Work instructions → All of the entries are to be printed exactly as they appear.
____________
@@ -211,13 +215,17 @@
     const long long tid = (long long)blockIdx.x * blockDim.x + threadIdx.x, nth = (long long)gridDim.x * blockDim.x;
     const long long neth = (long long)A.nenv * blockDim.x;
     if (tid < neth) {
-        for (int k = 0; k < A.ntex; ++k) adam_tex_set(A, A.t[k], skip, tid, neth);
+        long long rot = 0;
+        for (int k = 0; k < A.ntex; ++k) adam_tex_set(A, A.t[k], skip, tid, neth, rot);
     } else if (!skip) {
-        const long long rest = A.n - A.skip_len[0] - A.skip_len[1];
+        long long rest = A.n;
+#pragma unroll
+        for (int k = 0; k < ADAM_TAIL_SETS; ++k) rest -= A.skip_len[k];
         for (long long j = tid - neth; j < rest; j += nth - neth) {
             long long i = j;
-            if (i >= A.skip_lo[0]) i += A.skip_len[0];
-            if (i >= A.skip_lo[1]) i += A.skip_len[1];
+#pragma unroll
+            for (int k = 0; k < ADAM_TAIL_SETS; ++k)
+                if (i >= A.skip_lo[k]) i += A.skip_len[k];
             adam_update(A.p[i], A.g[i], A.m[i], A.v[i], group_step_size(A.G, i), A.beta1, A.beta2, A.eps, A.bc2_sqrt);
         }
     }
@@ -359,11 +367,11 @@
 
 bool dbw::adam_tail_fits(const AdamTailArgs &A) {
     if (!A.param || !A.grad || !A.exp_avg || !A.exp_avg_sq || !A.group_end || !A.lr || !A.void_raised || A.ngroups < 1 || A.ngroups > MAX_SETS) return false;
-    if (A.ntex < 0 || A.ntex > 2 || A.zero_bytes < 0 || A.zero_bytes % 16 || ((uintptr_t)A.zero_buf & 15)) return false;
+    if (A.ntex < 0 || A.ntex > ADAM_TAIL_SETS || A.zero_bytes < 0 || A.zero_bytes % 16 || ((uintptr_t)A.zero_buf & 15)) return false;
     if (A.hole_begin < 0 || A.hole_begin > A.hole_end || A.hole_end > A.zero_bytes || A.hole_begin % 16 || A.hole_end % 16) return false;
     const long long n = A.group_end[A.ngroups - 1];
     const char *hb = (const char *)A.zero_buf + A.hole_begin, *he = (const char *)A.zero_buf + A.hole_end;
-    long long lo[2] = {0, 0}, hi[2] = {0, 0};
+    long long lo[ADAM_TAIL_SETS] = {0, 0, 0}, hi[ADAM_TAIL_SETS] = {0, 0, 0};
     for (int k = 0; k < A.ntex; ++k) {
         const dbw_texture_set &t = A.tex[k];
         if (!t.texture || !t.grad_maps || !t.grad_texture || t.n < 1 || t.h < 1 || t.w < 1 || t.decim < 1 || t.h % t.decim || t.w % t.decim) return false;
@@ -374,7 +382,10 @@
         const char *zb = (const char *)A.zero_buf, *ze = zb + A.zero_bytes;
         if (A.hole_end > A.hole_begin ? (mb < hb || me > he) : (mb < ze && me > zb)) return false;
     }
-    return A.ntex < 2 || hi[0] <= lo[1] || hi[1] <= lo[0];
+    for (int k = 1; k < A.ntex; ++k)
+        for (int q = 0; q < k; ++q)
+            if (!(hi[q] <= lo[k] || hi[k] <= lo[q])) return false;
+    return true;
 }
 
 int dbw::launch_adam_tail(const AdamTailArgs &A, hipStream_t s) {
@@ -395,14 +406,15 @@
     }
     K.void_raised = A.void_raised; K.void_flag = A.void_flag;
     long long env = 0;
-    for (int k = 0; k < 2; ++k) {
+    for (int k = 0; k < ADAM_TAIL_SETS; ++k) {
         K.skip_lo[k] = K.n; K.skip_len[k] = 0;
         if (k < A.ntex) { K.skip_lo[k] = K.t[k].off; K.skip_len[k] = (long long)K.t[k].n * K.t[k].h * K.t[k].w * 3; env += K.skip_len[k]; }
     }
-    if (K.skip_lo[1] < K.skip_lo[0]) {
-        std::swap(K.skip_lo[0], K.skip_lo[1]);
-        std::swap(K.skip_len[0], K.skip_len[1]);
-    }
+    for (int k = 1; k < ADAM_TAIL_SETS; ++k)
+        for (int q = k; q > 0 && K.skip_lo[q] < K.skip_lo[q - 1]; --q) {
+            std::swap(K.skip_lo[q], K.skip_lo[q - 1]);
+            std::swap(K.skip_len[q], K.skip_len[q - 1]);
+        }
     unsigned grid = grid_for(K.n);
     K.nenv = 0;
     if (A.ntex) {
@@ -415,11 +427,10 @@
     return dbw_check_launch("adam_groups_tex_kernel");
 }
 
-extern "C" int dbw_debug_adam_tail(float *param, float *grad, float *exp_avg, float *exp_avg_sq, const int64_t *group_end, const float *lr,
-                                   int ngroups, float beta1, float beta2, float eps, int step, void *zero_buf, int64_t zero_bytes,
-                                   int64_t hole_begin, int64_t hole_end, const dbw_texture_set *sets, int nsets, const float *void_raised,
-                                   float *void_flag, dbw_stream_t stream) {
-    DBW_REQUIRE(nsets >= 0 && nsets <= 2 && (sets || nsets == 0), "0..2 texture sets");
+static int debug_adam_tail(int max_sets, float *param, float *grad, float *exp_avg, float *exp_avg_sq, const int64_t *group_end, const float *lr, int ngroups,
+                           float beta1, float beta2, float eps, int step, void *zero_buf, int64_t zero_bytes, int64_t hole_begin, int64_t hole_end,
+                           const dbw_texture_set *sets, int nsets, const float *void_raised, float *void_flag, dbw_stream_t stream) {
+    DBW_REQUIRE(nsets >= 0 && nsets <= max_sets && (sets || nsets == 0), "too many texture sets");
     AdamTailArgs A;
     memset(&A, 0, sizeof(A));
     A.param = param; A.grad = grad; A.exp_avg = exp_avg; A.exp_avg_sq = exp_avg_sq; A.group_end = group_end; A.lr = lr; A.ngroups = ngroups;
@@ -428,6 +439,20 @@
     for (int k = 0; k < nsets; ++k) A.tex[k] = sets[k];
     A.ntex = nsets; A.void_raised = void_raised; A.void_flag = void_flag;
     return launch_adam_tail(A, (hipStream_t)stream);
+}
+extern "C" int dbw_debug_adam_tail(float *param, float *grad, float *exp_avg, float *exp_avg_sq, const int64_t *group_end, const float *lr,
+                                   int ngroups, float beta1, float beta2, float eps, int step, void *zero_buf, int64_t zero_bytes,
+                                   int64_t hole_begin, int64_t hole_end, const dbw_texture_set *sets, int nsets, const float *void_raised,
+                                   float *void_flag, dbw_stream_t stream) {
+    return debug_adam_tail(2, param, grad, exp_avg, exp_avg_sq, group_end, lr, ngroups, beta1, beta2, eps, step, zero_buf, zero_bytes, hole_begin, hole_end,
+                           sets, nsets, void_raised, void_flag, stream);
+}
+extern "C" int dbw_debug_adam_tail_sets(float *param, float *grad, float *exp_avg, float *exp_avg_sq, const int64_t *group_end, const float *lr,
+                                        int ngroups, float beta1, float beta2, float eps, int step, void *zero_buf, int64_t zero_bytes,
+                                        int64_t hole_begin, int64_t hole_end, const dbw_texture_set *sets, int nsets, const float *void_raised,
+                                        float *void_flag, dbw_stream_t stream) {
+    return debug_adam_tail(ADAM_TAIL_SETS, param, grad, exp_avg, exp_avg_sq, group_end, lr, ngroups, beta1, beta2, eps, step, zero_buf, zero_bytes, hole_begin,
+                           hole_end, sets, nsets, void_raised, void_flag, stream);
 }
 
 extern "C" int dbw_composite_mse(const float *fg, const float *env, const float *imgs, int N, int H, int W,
____________
Result for this task →
@@ -211,13 +215,17 @@
     const long long tid = (long long)blockIdx.x * blockDim.x + threadIdx.x, nth = (long long)gridDim.x * blockDim.x;
     const long long neth = (long long)A.nenv * blockDim.x;
     if (tid < neth) {
-        for (int k = 0; k < A.ntex; ++k) adam_tex_set(A, A.t[k], skip, tid, neth);
+        long long rot = 0;
+        for (int k = 0; k < A.ntex; ++k) adam_tex_set(A, A.t[k], skip, tid, neth, rot);
     } else if (!skip) {
-        const long long rest = A.n - A.skip_len[0] - A.skip_len[1];
+        long long rest = A.n;
+#pragma unroll
+        for (int k = 0; k < ADAM_TAIL_SETS; ++k) rest -= A.skip_len[k];
         for (long long j = tid - neth; j < rest; j += nth - neth) {
             long long i = j;
-            if (i >= A.skip_lo[0]) i += A.skip_len[0];
-            if (i >= A.skip_lo[1]) i += A.skip_len[1];
+#pragma unroll
+            for (int k = 0; k < ADAM_TAIL_SETS; ++k)
+                if (i >= A.skip_lo[k]) i += A.skip_len[k];
             adam_update(A.p[i], A.g[i], A.m[i], A.v[i], group_step_size(A.G, i), A.beta1, A.beta2, A.eps, A.bc2_sqrt);
         }
     }
@@ -359,11 +367,11 @@
 
 bool dbw::adam_tail_fits(const AdamTailArgs &A) {
     if (!A.param || !A.grad || !A.exp_avg || !A.exp_avg_sq || !A.group_end || !A.lr || !A.void_raised || A.ngroups < 1 || A.ngroups > MAX_SETS) return false;
-    if (A.ntex < 0 || A.ntex > 2 || A.zero_bytes < 0 || A.zero_bytes % 16 || ((uintptr_t)A.zero_buf & 15)) return false;
+    if (A.ntex < 0 || A.ntex > ADAM_TAIL_SETS || A.zero_bytes < 0 || A.zero_bytes % 16 || ((uintptr_t)A.zero_buf & 15)) return false;
     if (A.hole_begin < 0 || A.hole_begin > A.hole_end || A.hole_end > A.zero_bytes || A.hole_begin % 16 || A.hole_end % 16) return false;
     const long long n = A.group_end[A.ngroups - 1];
     const char *hb = (const char *)A.zero_buf + A.hole_begin, *he = (const char *)A.zero_buf + A.hole_end;
-    long long lo[2] = {0, 0}, hi[2] = {0, 0};
+    long long lo[ADAM_TAIL_SETS] = {0, 0, 0}, hi[ADAM_TAIL_SETS] = {0, 0, 0};
     for (int k = 0; k < A.ntex; ++k) {
         const dbw_texture_set &t = A.tex[k];
         if (!t.texture || !t.grad_maps || !t.grad_texture || t.n < 1 || t.h < 1 || t.w < 1 || t.decim < 1 || t.h % t.decim || t.w % t.decim) return false;
@@ -374,7 +382,10 @@
         const char *zb = (const char *)A.zero_buf, *ze = zb + A.zero_bytes;
         if (A.hole_end > A.hole_begin ? (mb < hb || me > he) : (mb < ze && me > zb)) return false;
     }
-    return A.ntex < 2 || hi[0] <= lo[1] || hi[1] <= lo[0];
+    for (int k = 1; k < A.ntex; ++k)
+        for (int q = 0; q < k; ++q)
+            if (!(hi[q] <= lo[k] || hi[k] <= lo[q])) return false;
+    return true;
 }
 
 int dbw::launch_adam_tail(const AdamTailArgs &A, hipStream_t s) {
@@ -395,14 +406,15 @@
     }
     K.void_raised = A.void_raised; K.void_flag = A.void_flag;
     long long env = 0;
-    for (int k = 0; k < 2; ++k) {
+    for (int k = 0; k < ADAM_TAIL_SETS; ++k) {
         K.skip_lo[k] = K.n; K.skip_len[k] = 0;
         if (k < A.ntex) { K.skip_lo[k] = K.t[k].off; K.skip_len[k] = (long long)K.t[k].n * K.t[k].h * K.t[k].w * 3; env += K.skip_len[k]; }
     }
-    if (K.skip_lo[1] < K.skip_lo[0]) {
-        std::swap(K.skip_lo[0], K.skip_lo[1]);
-        std::swap(K.skip_len[0], K.skip_len[1]);
-    }
+    for (int k = 1; k < ADAM_TAIL_SETS; ++k)
+        for (int q = k; q > 0 && K.skip_lo[q] < K.skip_lo[q - 1]; --q) {
+            std::swap(K.skip_lo[q], K.skip_lo[q - 1]);
+            std::swap(K.skip_len[q], K.skip_len[q - 1]);
+        }
     unsigned grid = grid_for(K.n);
     K.nenv = 0;
     if (A.ntex) {
@@ -415,11 +427,10 @@
     return dbw_check_launch("adam_groups_tex_kernel");
 }
 
-extern "C" int dbw_debug_adam_tail(float *param, float *grad, float *exp_avg, float *exp_avg_sq, const int64_t *group_end, const float *lr,
-                                   int ngroups, float beta1, float beta2, float eps, int step, void *zero_buf, int64_t zero_bytes,
-                                   int64_t hole_begin, int64_t hole_end, const dbw_texture_set *sets, int nsets, const float *void_raised,
-                                   float *void_flag, dbw_stream_t stream) {
-    DBW_REQUIRE(nsets >= 0 && nsets <= 2 && (sets || nsets == 0), "0..2 texture sets");
+static int debug_adam_tail(int max_sets, float *param, float *grad, float *exp_avg, float *exp_avg_sq, const int64_t *group_end, const float *lr, int ngroups,
+                           float beta1, float beta2, float eps, int step, void *zero_buf, int64_t zero_bytes, int64_t hole_begin, int64_t hole_end,
+                           const dbw_texture_set *sets, int nsets, const float *void_raised, float *void_flag, dbw_stream_t stream) {
+    DBW_REQUIRE(nsets >= 0 && nsets <= max_sets && (sets || nsets == 0), "too many texture sets");
     AdamTailArgs A;
     memset(&A, 0, sizeof(A));
     A.param = param; A.grad = grad; A.exp_avg = exp_avg; A.exp_avg_sq = exp_avg_sq; A.group_end = group_end; A.lr = lr; A.ngroups = ngroups;
@@ -428,6 +439,20 @@
     for (int k = 0; k < nsets; ++k) A.tex[k] = sets[k];
     A.ntex = nsets; A.void_raised = void_raised; A.void_flag = void_flag;
     return launch_adam_tail(A, (hipStream_t)stream);
+}
+extern "C" int dbw_debug_adam_tail(float *param, float *grad, float *exp_avg, float *exp_avg_sq, const int64_t *group_end, const float *lr,
+                                   int ngroups, float beta1, float beta2, float eps, int step, void *zero_buf, int64_t zero_bytes,
+                                   int64_t hole_begin, int64_t hole_end, const dbw_texture_set *sets, int nsets, const float *void_raised,
+                                   float *void_flag, dbw_stream_t stream) {
+    return debug_adam_tail(2, param, grad, exp_avg, exp_avg_sq, group_end, lr, ngroups, beta1, beta2, eps, step, zero_buf, zero_bytes, hole_begin, hole_end,
+                           sets, nsets, void_raised, void_flag, stream);
+}
+extern "C" int dbw_debug_adam_tail_sets(float *param, float *grad, float *exp_avg, float *exp_avg_sq, const int64_t *group_end, const float *lr,
+                                        int ngroups, float beta1, float beta2, float eps, int step, void *zero_buf, int64_t zero_bytes,
+                                        int64_t hole_begin, int64_t hole_end, const dbw_texture_set *sets, int nsets, const float *void_raised,
+                                        float *void_flag, dbw_stream_t stream) {
+    return debug_adam_tail(ADAM_TAIL_SETS, param, grad, exp_avg, exp_avg_sq, group_end, lr, ngroups, beta1, beta2, eps, step, zero_buf, zero_bytes, hole_begin,
+                           hole_end, sets, nsets, void_raised, void_flag, stream);
 }
 
 extern "C" int dbw_composite_mse(const float *fg, const float *env, const float *imgs, int N, int H, int W,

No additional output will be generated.